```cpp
int u2mkd_bn2d_local_stats(const float *x, int64_t b, int32_t c, int64_t hw, void *workspace, float *stats ,
                           u2mkd_stream_t s);
int u2mkd_bn2d_apply(const float *x, const float *res, int64_t b, int32_t c, int64_t hw, const float *mean,
                     const float *invstd, const float *gamma, const float *beta, int32_t relu, float *y, u2mkd_stream_t s);
int u2mkd_bn2d_backward_local(const float *dy, const float *x, const float *res, int64_t b, int32_t c, int64_t hw,
                              const float *mean, const float *invstd, const float *gamma, const float *beta, int32_t relu,
                              void *workspace, float *sums , float *keep ,
                              u2mkd_stream_t s);
int u2mkd_bn2d_backward_apply(const float *dy, const float *x, const float *res, int64_t b, int32_t c, int64_t hw,
                              const float *total_n , const float *mean, const float *invstd, const float *gamma,
                              const float *beta, int32_t relu, const float *sums , float *dx,
                              float *dres , u2mkd_stream_t s);

size_t u2mkd_sptr_tiles_workspace_bytes(int64_t n, int32_t h);
int u2mkd_sptr_attention_forward_tiles(const float *q, const float *k, const float *v, int64_t ld_qkv, float q_scale,
                                       const int32_t *sort_idx, const int32_t *wstart, const int32_t *wlen, const int32_t *qc,
                                       const float *radial, const float *tq, const float *tk, const float *tv, int32_t L,
                                       int32_t qgl, float split_a, int64_t n, int32_t h, int32_t hdim, float *out, int64_t ld_out,
                                       float *lse, void *workspace, size_t workspace_bytes, u2mkd_stream_t s);

int32_t u2mkd_sgd_chunk_elements(void);
int u2mkd_sgd_batch(const int64_t *jobs, int32_t n_jobs, int64_t total_chunks, float lr, float momentum, float weight_decay,
                    int32_t nesterov, int32_t contract, u2mkd_stream_t s);
int u2mkd_grads_unscale_check(const int64_t *jobs, int32_t n_jobs, int64_t total_chunks, const float *inv_scale, float *found_inf,
                              u2mkd_stream_t s);
int u2mkd_sgd_batch_amp(const int64_t *jobs, int32_t n_jobs, int64_t total_chunks, float lr, float momentum, float weight_decay,
                        int32_t nesterov, int32_t contract, const float *grad_scale, const float *found_inf, u2mkd_stream_t s);
int u2mkd_adam_batch(const int64_t *jobs, int32_t n_jobs, int64_t total_chunks, const float *scalars, float decay, float weight_decay,
                     int32_t decoupled, float w1, float beta2, float w2, float eps, int32_t form, u2mkd_stream_t s);
int u2mkd_adam_batch_amp(const int64_t *jobs, int32_t n_jobs, int64_t total_chunks, const float *scalars, int32_t window, float decay,
                         float weight_decay, int32_t decoupled, float w1, float beta2, float w2, float eps, int32_t form,
                         const int32_t *count_in, int32_t *count_out, int32_t count_known, const float *grad_scale,
                         const float *found_inf, u2mkd_stream_t s);
int u2mkd_debug_adam_stage(int32_t stage, int32_t form, const float *a, const float *b, const float *c, float scalar, float *out,
                           int64_t n, u2mkd_stream_t s);

#ifdef __cplusplus
}
#endif
#endif
```

u2mkd_amd/_lib.py:

```python
from __future__ import annotations

import ctypes as C
import os

import torch

_HERE = os.path.dirname(os.path.abspath(__file__))
LIB_PATH = os.path.join(_HERE, 'lib', 'libu2mkd_hip%s.so' % os.environ.get('U2MKD_LIB_SUFFIX', ''))

_i32, _i64, _sz, _f32, _p = C.c_int32, C.c_int64, C.c_size_t, C.c_float, C.c_void_p
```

****

▶ GOAL OF THE EXERCISE
For this exercise, repeat the data above exactly.

▶ RESULT FOR THIS EXERCISE
```cpp
int u2mkd_bn2d_local_stats(const float *x, int64_t b, int32_t c, int64_t hw, void *workspace, float *stats ,
                           u2mkd_stream_t s);
int u2mkd_bn2d_apply(const float *x, const float *res, int64_t b, int32_t c, int64_t hw, const float *mean,
                     const float *invstd, const float *gamma, const float *beta, int32_t relu, float *y, u2mkd_stream_t s);
int u2mkd_bn2d_backward_local(const float *dy, const float *x, const float *res, int64_t b, int32_t c, int64_t hw,
                              const float *mean, const float *invstd, const float *gamma, const float *beta, int32_t relu,
                              void *workspace, float *sums , float *keep ,
                              u2mkd_stream_t s);
int u2mkd_bn2d_backward_apply(const float *dy, const float *x, const float *res, int64_t b, int32_t c, int64_t hw,
                              const float *total_n , const float *mean, const float *invstd, const float *gamma,
                              const float *beta, int32_t relu, const float *sums , float *dx,
                              float *dres , u2mkd_stream_t s);

size_t u2mkd_sptr_tiles_workspace_bytes(int64_t n, int32_t h);
int u2mkd_sptr_attention_forward_tiles(const float *q, const float *k, const float *v, int64_t ld_qkv, float q_scale,
                                       const int32_t *sort_idx, const int32_t *wstart, const int32_t *wlen, const int32_t *qc,
                                       const float *radial, const float *tq, const float *tk, const float *tv, int32_t L,
                                       int32_t qgl, float split_a, int64_t n, int32_t h, int32_t hdim, float *out, int64_t ld_out,
                                       float *lse, void *workspace, size_t workspace_bytes, u2mkd_stream_t s);

int32_t u2mkd_sgd_chunk_elements(void);
int u2mkd_sgd_batch(const int64_t *jobs, int32_t n_jobs, int64_t total_chunks, float lr, float momentum, float weight_decay,
                    int32_t nesterov, int32_t contract, u2mkd_stream_t s);
int u2mkd_grads_unscale_check(const int64_t *jobs, int32_t n_jobs, int64_t total_chunks, const float *inv_scale, float *found_inf,
                              u2mkd_stream_t s);
int u2mkd_sgd_batch_amp(const int64_t *jobs, int32_t n_jobs, int64_t total_chunks, float lr, float momentum, float weight_decay,
                        int32_t nesterov, int32_t contract, const float *grad_scale, const float *found_inf, u2mkd_stream_t s);
int u2mkd_adam_batch(const int64_t *jobs, int32_t n_jobs, int64_t total_chunks, const float *scalars, float decay, float weight_decay,
                     int32_t decoupled, float w1, float beta2, float w2, float eps, int32_t form, u2mkd_stream_t s);
int u2mkd_adam_batch_amp(const int64_t *jobs, int32_t n_jobs, int64_t total_chunks, const float *scalars, int32_t window, float decay,
                         float weight_decay, int32_t decoupled, float w1, float beta2, float w2, float eps, int32_t form,
                         const int32_t *count_in, int32_t *count_out, int32_t count_known, const float *grad_scale,
                         const float *found_inf, u2mkd_stream_t s);
int u2mkd_debug_adam_stage(int32_t stage, int32_t form, const float *a, const float *b, const float *c, float scalar, float *out,
                           int64_t n, u2mkd_stream_t s);

#ifdef __cplusplus
}
#endif
#endif
```

u2mkd_amd/_lib.py:

```python
from __future__ import annotations

import ctypes as C
import os

import torch

_HERE = os.path.dirname(os.path.abspath(__file__))
LIB_PATH = os.path.join(_HERE, 'lib', 'libu2mkd_hip%s.so' % os.environ.get('U2MKD_LIB_SUFFIX', ''))

_i32, _i64, _sz, _f32, _p = C.c_int32, C.c_int64, C.c_size_t, C.c_float, C.c_void_p
```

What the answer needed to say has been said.